Samar J. Singh, Ex.C (UK), MPhil (HKU), PhD (Wales)
The Hong Kong Polytechnic University
Abstract
This paper undertakes a brief review of the Global Positioning System
(GPS) and considers the role of GPS derived outputs, in terms of their potential for
future deployment in the sea-going environment. The outcome of observations from High
Speed Craft are used to illustrate errors that may arise, when navigating in close
proximity to land, or, from damped observations. Representative results of manoeuvring
trials on a large container ship are used to depict the potential that GPS derived outputs
have for providing a hitherto unknown quality of real time feedback to the navigator. The
paper also explores the role of Conventional Differential GPS (CDGPS) and Wide Area
Differential GPS (WADGPS).
Keywords:
Global Positioning System, Errors,
Outputs, Differential, WADGPS, Accuracy
A Brief Review of GPS
The Global Positioning System has become increasingly relevant to the
demands of modern life. Its applications stretch from its use in the prevention of car
theft to the measurement of deformation on bridges. In the civilian context, it's growth
has been primarily driven by the requirements of precise positioning from the surveying
and hydrographic community, where it has created a revolutionary change in the way in
which position data is captured, processed, analysed, verified and presented.

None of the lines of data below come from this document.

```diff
@@ -1974,19 +2010,22 @@
     if (reuse) {
         if (!b->lean && (rc = batch_poll(b))) return rc;
         if (!b->prepared) reuse = false;
-        for (int i = 0; reuse && i < b->n; ++i)
+        for (int i = 0; reuse && !b->pack_behind_build && i < b->n; ++i)
             if ((rc = order_after_batch(b->ctxs[i], stream))) { batch_err(b, "context %d: %s", i, b->ctxs[i]->err); return rc; }
     }
     if (reuse) {
         fd_batch::SharedSet &ps = b->sets[b->cur_set];
-        if (!b->lean && ps.packed_ev && hipStreamWaitEvent(stream, ps.packed_ev, 0) != hipSuccess) {
+        if (!b->lean && !b->pack_behind_build && ps.packed_ev && hipStreamWaitEvent(stream, ps.packed_ev, 0) != hipSuccess) {
             batch_err(b, "fd_batch_deform_shared_dev: hipStreamWaitEvent failed: %s", hipGetErrorString(hipGetLastError()));
             return FD_E_DEVICE;
         }
+        if (b->pack_behind_build) b->waited_stream = stream;
     } else if ((rc = shared_pack(b, stream, ek, d_P_out, d_falloff_out))) {
         return rc;
     }
     fd_batch::SharedSet &st = b->sets[b->cur_set];
+    const bool moved = b->launch_no > 0 && b->eval_stream != stream;
+    if (moved || b->lean) sets_take_own_events(b);
     SharedDeformArgs a{};
     a.N = N; a.P_in = d_P_in; a.dist2 = d_dist2; a.tu = d_tu; a.tv = d_tv; a.nrm = d_nrm;
     a.radius2 = radius2; a.falloffrate = falloffrate;
@@ -2002,9 +2041,21 @@
     a.max_wgs = b->eval_cus;
     hipError_t e = launch_deform_shared(a, stream);
     if (e != hipSuccess) { batch_err(b, "launch_deform_shared failed: %s", hipGetErrorString(e)); return FD_E_DEVICE; }
+    const uint64_t no = ++b->launch_no;
+    st.read_no = no;
+    b->eval_stream = stream;
+    const bool own_event = moved || b->own_event_next;
+    if (!b->lean) b->own_event_next = false;
     if (b->lean) {
         st.eval_done = b->ev1;
         st.eval_pending = true;
+    } else if (!own_event && make_event(&b->guard_ev)) {
+        st.eval_done = b->guard_ev;
+        st.eval_pending = true;
+        if (no - b->guard_no >= (uint64_t)(kSharedSets / 2)) {
+            if (hipEventRecord(b->guard_ev, stream) == hipSuccess) b->guard_no = no;
+            else (void)hipGetLastError();
+        }
     } else if (make_event(&st.eval_ev)) {
         st.eval_done = st.eval_ev;
         if (hipEventRecord(st.eval_ev, stream) != hipSuccess) { (void)hipGetLastError(); st.eval_pending = false; }
@@ -2061,9 +2112,14 @@
     a.max_wgs = b->eval_cus;
     hipError_t e = launch_vectors_shared(a, stream);
     if (e != hipSuccess) { batch_err(b, "launch_vectors_shared failed: %s", hipGetErrorString(e)); return FD_E_DEVICE; }
-    if (st.eval_pending && st.eval_done == st.eval_ev && st.eval_ev && hipEventRecord(st.eval_ev, stream) != hipSuccess) {
-        (void)hipGetLastError();
-        (void)hipStreamSynchronize(stream);
+    if (st.eval_pending && st.eval_done && st.eval_done != b->ev1) {
+        if (make_event(&st.eval_ev) && hipEventRecord(st.eval_ev, stream) == hipSuccess) {
+            st.eval_done = st.eval_ev;
+        } else {
+            (void)hipGetLastError();
+            (void)hipStreamSynchronize(stream);
+            st.eval_pending = false;
+        }
     }
     return FD_OK;
 }
@@ -2453,14 +2509,22 @@
     FD_COOK_TICK();
     if ((rc = fd_batch_prepare_shared(b, build_stream, d_P_out, d_falloff_out))) return rc;
     FD_COOK_TICK();
-    if (es != bs) {
+    const bool packed_here = es != bs && b->prepared && b->packed_valid && b->sets[b->cur_set].packed_ev != nullptr;
+    if (packed_here) {
+        if (hipStreamWaitEvent(es, b->sets[b->cur_set].packed_ev, 0) != hipSuccess) {
+            batch_err(b, "fd_batch_cook_group: ordering the evaluation stream failed: %s", hipGetErrorString(hipGetLastError()));
+            return FD_E_DEVICE;
+        }
+    } else if (es != bs) {
         if (!make_event(&b->group_ev) || hipEventRecord(b->group_ev, bs) != hipSuccess || hipStreamWaitEvent(es, b->group_ev, 0) != hipSuccess) {
             batch_err(b, "fd_batch_cook_group: ordering the evaluation stream failed: %s", hipGetErrorString(hipGetLastError()));
             return FD_E_DEVICE;
         }
     }
     if (events) mark(events->before_eval, es);
+    b->pack_behind_build = packed_here;
     rc = fd_batch_deform_shared_dev(b, es, N, d_P_in, d_P_out, nullptr, d_falloff_out, nullptr, nullptr, nullptr, 1.0f, 1.0f);
+    b->pack_behind_build = false;
     if (events) mark(events->after_eval, es);
     FD_COOK_TICK();
     if (lean && rc == FD_OK && b->packed_valid && b->sets[b->cur_set].eval_pending) b->consumed_override = b->ev1;
```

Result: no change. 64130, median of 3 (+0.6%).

The full configuration of 24 Satellites was achieved in 1993, and made
the Standard Positioning Service (SPS) a viable civilian utility. This provides 100 metre
accuracy at the 95% level. The Precise Position Service (PPS) is available to restricted
users who have the necessary control codes. The services are available twenty four hours a
day in all weathers and many receivers available today are capable of providing several
observations per second.
The Satellites transmit at two frequencies, L1, at 1575.42 MHz and, L2,
at 1227.6 MHz. These carriers are modulated with two coding systems and a navigation
message. The codes are referred to as the C/A Code and the P Code and provide the means
for positioning. However, at the present time, the C/A code is further modulated by an
imposed error in the satellite clock and in the navigation message, thereby lowering the
accuracy levels to the SPS specification. This phenomenon is called Selective Availability
(SA). The P Code is encrypted to transmit a Y Code which requires an encryption key to be
usable.
The civilian GPS world has reacted to the challenge of SA by various
means which use the well known principle of differential correction to improve the
accuracy available. This is made possible by the fact that many errors sources, though not
all, correlate well over large distances. Hence, the existence of a monitor station which
continuously compares it's observed measurements with the expected measurements arising
from its known position, can be used to transmit corrections to remote users. Corrected
observations at the remote position can have errors which are less than 5 meters but such
errors will Increase with distance from the monitor station almost linearly as a function
of range from the monitor station. Such monitor stations are available at the present time
in many ports, and transmit the corrections as a public service without charge. Full
coverage of the US coastal region is expected in the near future.